Hehe, ja denk ich auch immer


----------



## Daddioandre (1. November 2020)

Kurz gesagt - Nein.
Aber wie ich schon geschrieben habe, ein bis zwei Wochen wird das sicherlich dauern, auch wenn schon eine knappe Woche rum ist, so wird es seine Zeit brauchen.


----------



## Unreal (1. November 2020)

Und ich dachte, das geht nur mir so xD


----------



## Dropkick_Phil (2. November 2020)

Geduld ihr jungen Padawane


----------



## Depugno (2. November 2020)

Tebald schrieb:


> Hehe, ja denk ich auch immer


Ging mir auch so


----------



## Strikeeagle77 (2. November 2020)

erst mal abwarten ...

Im Nachhinein war der Zeitpunkt von Pimp My PC evtl etwas ungünstig gewählt, kurz bevor AMD mit Big Navi an der Ecke steht. In meinen Augen wirkt jetzt Navi doch etwas altbacken, weil AMD einen extrem großen Schritt nach vorn getan hat. 

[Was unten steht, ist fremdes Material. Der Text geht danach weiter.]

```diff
@@ -193,13 +206,17 @@
         refill();
         get(128);
     }
+    WDEV void ensure(int n) { if (ucond(count < 7 * (n - 1))) refill(); }
     WDEV uint32_t get(uint32_t prob) {
+        if (ucond(count < 0)) refill();
+        return get_nocheck(prob);
+    }
+    WDEV uint32_t get_nocheck(uint32_t prob) {
 #if LEP_ON_GPU
         const uint32_t split = 1 + (__umul24(range - 1, prob) >> 8);
 #else
         const uint32_t split = 1 + (((range - 1) * prob) >> 8);
 #endif
-        if (ucond(count < 0)) refill();
         const uint32_t big = split << 24;
         const uint32_t bit = vhi >= big ? 1u : 0u;
         const uint32_t d = vhi - big;
@@ -367,6 +384,13 @@
         static WDEV uint32_t U(uint32_t x) { return SC ? uni(x) : vec(x); }
         static WDEV bool is(bool c) { return SC ? c : ucond(c); }
         WDEV uint32_t get(uint32_t prob) { return SC ? s.get(w.bc, prob) : w.bc.get(prob); }
+#if LEP_DEC4_DIET & 4
+        WDEV void ensure(int n) { if (!SC) w.bc.ensure(n); }
+        WDEV uint32_t getn(uint32_t prob) { return SC ? s.get(w.bc, prob) : w.bc.get_nocheck(prob); }
+#else
+        WDEV void ensure(int) {}
+        WDEV uint32_t getn(uint32_t prob) { return get(prob); }
+#endif
         WDEV uint32_t bupd(uint32_t word, uint32_t obs) {
             if (!SC) return bupd_u(word, obs, w.sh->inv24);
             const uint32_t w2 = word + 1u + obs * 255u;
@@ -392,10 +416,11 @@
         }
         template <int K>
         WDEV int unary_from(uint32_t pk) {
-            if (K <= 0) { if (!is(get(pk & 255) != 0)) return 0; }
-            if (K <= 1) { if (!is(get((pk >> 8) & 255) != 0)) return 1; }
-            if (K <= 2) { if (!is(get((pk >> 16) & 255) != 0)) return 2; }
-            if (!is(get(pk >> 24) != 0)) return 3;
+            ensure(K <= 0 ? 4 : 4 - K);
+            if (K <= 0) { if (!is(getn(pk & 255) != 0)) return 0; }
+            if (K <= 1) { if (!is(getn((pk >> 8) & 255) != 0)) return 1; }
+            if (K <= 2) { if (!is(getn((pk >> 16) & 255) != 0)) return 2; }
+            if (!is(getn(pk >> 24) != 0)) return 3;
             return 4;
         }
         WDEV int unary_tail(uint32_t gbase) {
@@ -405,24 +430,27 @@
             return i;
         }
         WDEV uint32_t residual(uint32_t pk, int b, uint32_t v) {
-            if (b >= 3) v |= get(pk >> 24) << 3;
-            if (b >= 2) v |= get((pk >> 16) & 255) << 2;
-            if (b >= 1) v |= get((pk >> 8) & 255) << 1;
-            if (b >= 0) v |= get(pk & 255);
+            ensure(4);
+            if (b >= 3) v |= getn(pk >> 24) << 3;
+            if (b >= 2) v |= getn((pk >> 16) & 255) << 2;
+            if (b >= 1) v |= getn((pk >> 8) & 255) << 1;
+            if (b >= 0) v |= getn(pk & 255);
             return v;
         }
         template <int LEVELS>
         WDEV int tree(const uint32_t* PK, int base) {
+            ensure(3);
             uint32_t pk = U(lepwave::wave_read(PK, base));
-            uint32_t n = get(pk & 255);
+            uint32_t n = getn(pk & 255);
             pk = U(lepwave::wave_read(PK, base + 1));
-            n = (n << 1) | get((pk >> (n * 8)) & 255);
+            n = (n << 1) | getn((pk >> (n * 8)) & 255);
             pk = U(lepwave::wave_read(PK, base + 2));
-            n = (n << 1) | get((pk >> (n * 8)) & 255);
+            n = (n << 1) | getn((pk >> (n * 8)) & 255);
+            if (LEVELS > 3) ensure(LEVELS - 3 > 4 ? 4 : LEVELS - 3);
 #pragma unroll
             for (int d = 3; d < LEVELS; ++d) {
                 pk = U(lepwave::wave_read(PK, base + (1 << (d - 2)) + 1 + (int)uni(n >> 2)));
-                n = (n << 1) | get((pk >> ((n & 3) * 8)) & 255);
+                n = (n << 1) | getn((pk >> ((n & 3) * 8)) & 255);
             }
             return (int)uni(n);
         }
@@ -482,12 +510,46 @@
             return;
         }
 #endif
-        LV(int, any); LV(uint32_t, oldw); LV(uint32_t, low);
 #ifdef LEP_DEC4_ALWAYS_OVERRIDE
         constexpr int kAlways = LEP_DEC4_ALWAYS_OVERRIDE;
 #else
         constexpr int kAlways = ALWAYS;
 #endif
+#if LEP_DEC4_DIET & 2
+        LV(int, any); LV(uint32_t, low);
+        LANES(l) L(low) = 255u;
+        do {
+#define LEP_SLOT(k, fld)                                                                                              \
+            if (!((kAlways >> k) & 1)) {                                                                               \
+                LANES(l) L(any) = (uint32_t)L(used) > (1u << k) - 1u;                                                  \
+                if (!lepwave::wave_ballot(any)) break;                                                                \
+            }                                                                                                         \
+            LANES(l) {                                                                                                \
+                const uint32_t w = L(W).fld;                                                                          \
+                const uint32_t u1 = ((uint32_t)(L(used) & L(bits)) >> k) & 1u, u0 = ((uint32_t)(L(used) & ~L(bits)) >> k) & 1u;   \
+                const uint32_t w2 = w + (u0 | (u1 << 8));                                                             \
+                const uint32_t f = w2 & 255u, t = (w2 >> 8) & 255u;                                                   \
+                const uint32_t p = mul24_low(f, inv[f + t]);    \
+                const uint32_t m = mul24(u0 | u1, 0xff0000u);                                                         \
+                const uint32_t lo = L(low) < f ? L(low) : f;                                                          \
+                L(low) = lo < t ? lo : t;                                                                             \
+                L(W).fld = (p & m) | (w2 & ~m);                                                                       \
+            }
+            LEP_SLOT(0, x) LEP_SLOT(1, y) LEP_SLOT(2, z) LEP_SLOT(3, w)
+#undef LEP_SLOT
+        } while (0);
+        LANES(l) L(any) = L(low) == 0 && L(used) != 0;
+        if (lepwave::wave_ballot(any)) {
+#define LEP_REDO(k, fld)                                                                                              \
+            LANES(l) if (L(any) && ((L(used) >> k) & 1)) {                                                            \
+                const uint32_t obs = (uint32_t)(L(bits) >> k) & 1u, wn = L(W).fld;                                    \
+                if (((obs ? wn >> 8 : wn) & 255u) == 0) { L(W).fld = bupd_redo(wn, obs, inv); LEP_REDO_SEEN(0); }     \
+            }
+            LEP_REDO(0, x) LEP_REDO(1, y) LEP_REDO(2, z) LEP_REDO(3, w)
+#undef LEP_REDO
+        }
+#else
+        LV(int, any); LV(uint32_t, oldw); LV(uint32_t, low);
 #define LEP_SLOT(k, fld)                                                                                              \
         if (!((kAlways >> k) & 1)) { LANES(l) L(any) = (L(used) >> k) & 1; }                                           \
         if (((kAlways >> k) & 1) || lepwave::wave_ballot(any)) {                                                       \
@@ -508,6 +570,24 @@
         }
         LEP_SLOT(0, x) LEP_SLOT(1, y) LEP_SLOT(2, z) LEP_SLOT(3, w)
 #undef LEP_SLOT
+#endif
+    }
+    WDEV void adapt_word(uint32_t* Wd, const int* on, const int* obs, int site_lo, int site_hi) {
+        (void)site_lo; (void)site_hi;
+        const uint32_t* inv = sh->inv24;
+        LV(int, any);
+        LANES(l) {
+            const uint32_t u = (uint32_t)L(on), o = (uint32_t)L(obs);
+            const uint32_t w2 = L(Wd) + (u << (o << 3));
+            const uint32_t f = w2 & 255u, t = (w2 >> 8) & 255u;
+            const uint32_t p = mul24_low(f, inv[f + t]);
+            const uint32_t m = mul24(u, 0xff0000u);
+            L(any) = (int)u & (int)((f < t ? f : t) == 0);
+            L(Wd) = (p & m) | (w2 & ~m);
+        }
+        if (lepwave::wave_ballot(any)) {
+            LANES(l) if (L(any)) { L(Wd) = bupd_redo(L(Wd), (uint32_t)L(obs), inv); LEP_REDO_SEEN(l < 16 ? site_lo : site_hi); }
+        }
     }
 
     WDEV int round_nz(int nzbin_ctx) {
@@ -533,6 +613,24 @@
         }
         LEP_MARK("nz_update"); LEP_PRIO_PARALLEL();
         LV(int, u0); LV(int, b0);
+#if LEP_DEC4_DIET & 1
+        LV(uint32_t, WD);
+        LANES(l) {
+            int u = 0, b = 0;
+            uint32_t wd = 0;
+            if (l < 17) {
+                int i, k;
+                if (l < 3) { i = 5 - l; k = 0; } else if (l < 5) { i = 2; k = l - 3; } else if (l < 9) { i = 1; k = l - 5; } else { i = 0; k = l - 9; }
+                const int prefix = nz >> (i + 1), sl = prefix & 3;
+                u = (prefix >> 2) == k; b = (nz >> i) & 1;
+                wd = sl == 0 ? L(W0).x : (sl == 1 ? L(W0).y : (sl == 2 ? L(W0).z : L(W0).w));
+                L(a0) += (uint32_t)sl;
+            }
+            L(u0) = u; L(b0) = b; L(WD) = wd;
+        }
+        adapt_word(WD, u0, b0, 1, 1);
+        LANES(l) if (L(u0)) model[L(a0)] = L(WD);
+#else
         LANES(l) {
             int u = 0, b = 0;
             if (l < 17) {
@@ -544,6 +642,7 @@
         }
         adapt_group<3>(W0, u0, b0);
         LANES(l) if (L(u0)) st4(model + L(a0), L(W0));
+#endif
         return nz;
     }
 
@@ -839,6 +938,9 @@
             uint32_t adr = 0, pk = 0, rw = 0;
             if (l < 3) { adr = ctx_expdc(a, b17) + (uint32_t)l * 4; L(W0) = ld4(model + adr); pk = pack_probs(L(W0)); }
             else if (l < 13) rw = S.resdc[a * 12 + (l - 3)];
+#if LEP_DEC4_DIET & 1
+            else if (l >= 16 && l < 27) { adr = ctx_expdc(a, b17) + (uint32_t)(l - 16); rw = model[adr]; }
+#endif
             L(a0) = adr; L(PK0) = pk; L(RW) = rw;
         }
         LEP_MARK("dc_serial"); LEP_PRIO_SERIAL((SCMASK & 8) != 0);
@@ -875,6 +977,19 @@
         LEP_MARK("dc_update"); LEP_PRIO_PARALLEL();
         LV(uint32_t, VV); LV(int, u0); LV(int, b0);
         LANES(l) L(VV) = v;
+#if LEP_DEC4_DIET & 1
+        LANES(l) {
+            int u = 0, b = 0;
+            if (l >= 3 && l < 13) { u = l - 3 <= len - 2; b = (int)((L(VV) >> (l - 3)) & 1u); }
+            else if (l >= 16 && l < 27) { u = l - 16 <= imin(len, 10); b = l - 16 != len; }
+            L(u0) = u; L(b0) = b;
+        }
+        adapt_word(RW, u0, b0, 2, 3);
+        LANES(l) if (L(u0)) {
+            if (l < 16) S.resdc[a * 12 + (l - 3)] = L(RW);
+            else model[L(a0)] = L(RW);
+        }
+#else
         LANES(l) {
             int u = 0, b = 0;
             if (l < 3) mask_exp(l * 4, len, u, b);
@@ -885,6 +1000,7 @@
             if (L(u0)) st4(model + L(a0), L(W0));
             if (l >= 3 && l < 13 && l - 3 <= len - 2) S.resdc[a * 12 + (l - 3)] = bupd_t(L(RW), (L(VV) >> (l - 3)) & 1u, S.inv24);
         }
+#endif
         LSYNC();
     }
 
```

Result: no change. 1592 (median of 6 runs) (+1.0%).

Nun ja, lassen wir uns mal überraschen. Sind ja viele recht ähnliche Wunschvorstellungen dabei. Es bleibt spannend.


----------



## HaxTheCook (2. November 2020)

Unreal schrieb:


> Und ich dachte, das geht nur mir so xD


Ohne Witz, kurzer Herzstillstand


----------



## Kampfrapunzel (4. November 2020)

Strikeeagle77 schrieb:


> erst mal abwarten ...
> *
> Im Nachhinein war der Zeitpunkt von Pimp My PC evtl etwas ungünstig gewählt, kurz bevor AMD mit Big Navi an der Ecke steht. In meinen Augen wirkt jetzt Navi doch etwas altbacken,* weil AMD einen extrem großen Schritt nach vorn getan hat.
> 
> Nun ja, lassen wir uns mal überraschen. Sind ja viele recht ähnliche Wunschvorstellungen dabei. Es bleibt spannend.



Ich finde solche Kommentare bei Gewinnspielen immer sehr interessant. Es wird etwas kostenlos  zur Verfügung gestellt und dann wird das noch kritisiert, dass das nicht aktuell wäre.
Gerade auch wenn man sieht, dass Du Dich selbst ja auch am Gewinnspiel beteiligt hast.


----------



## rabe08 (4. November 2020)

Kampfrapunzel schrieb:


> Ich finde solche Kommentare bei Gewinnspielen immer sehr interessant.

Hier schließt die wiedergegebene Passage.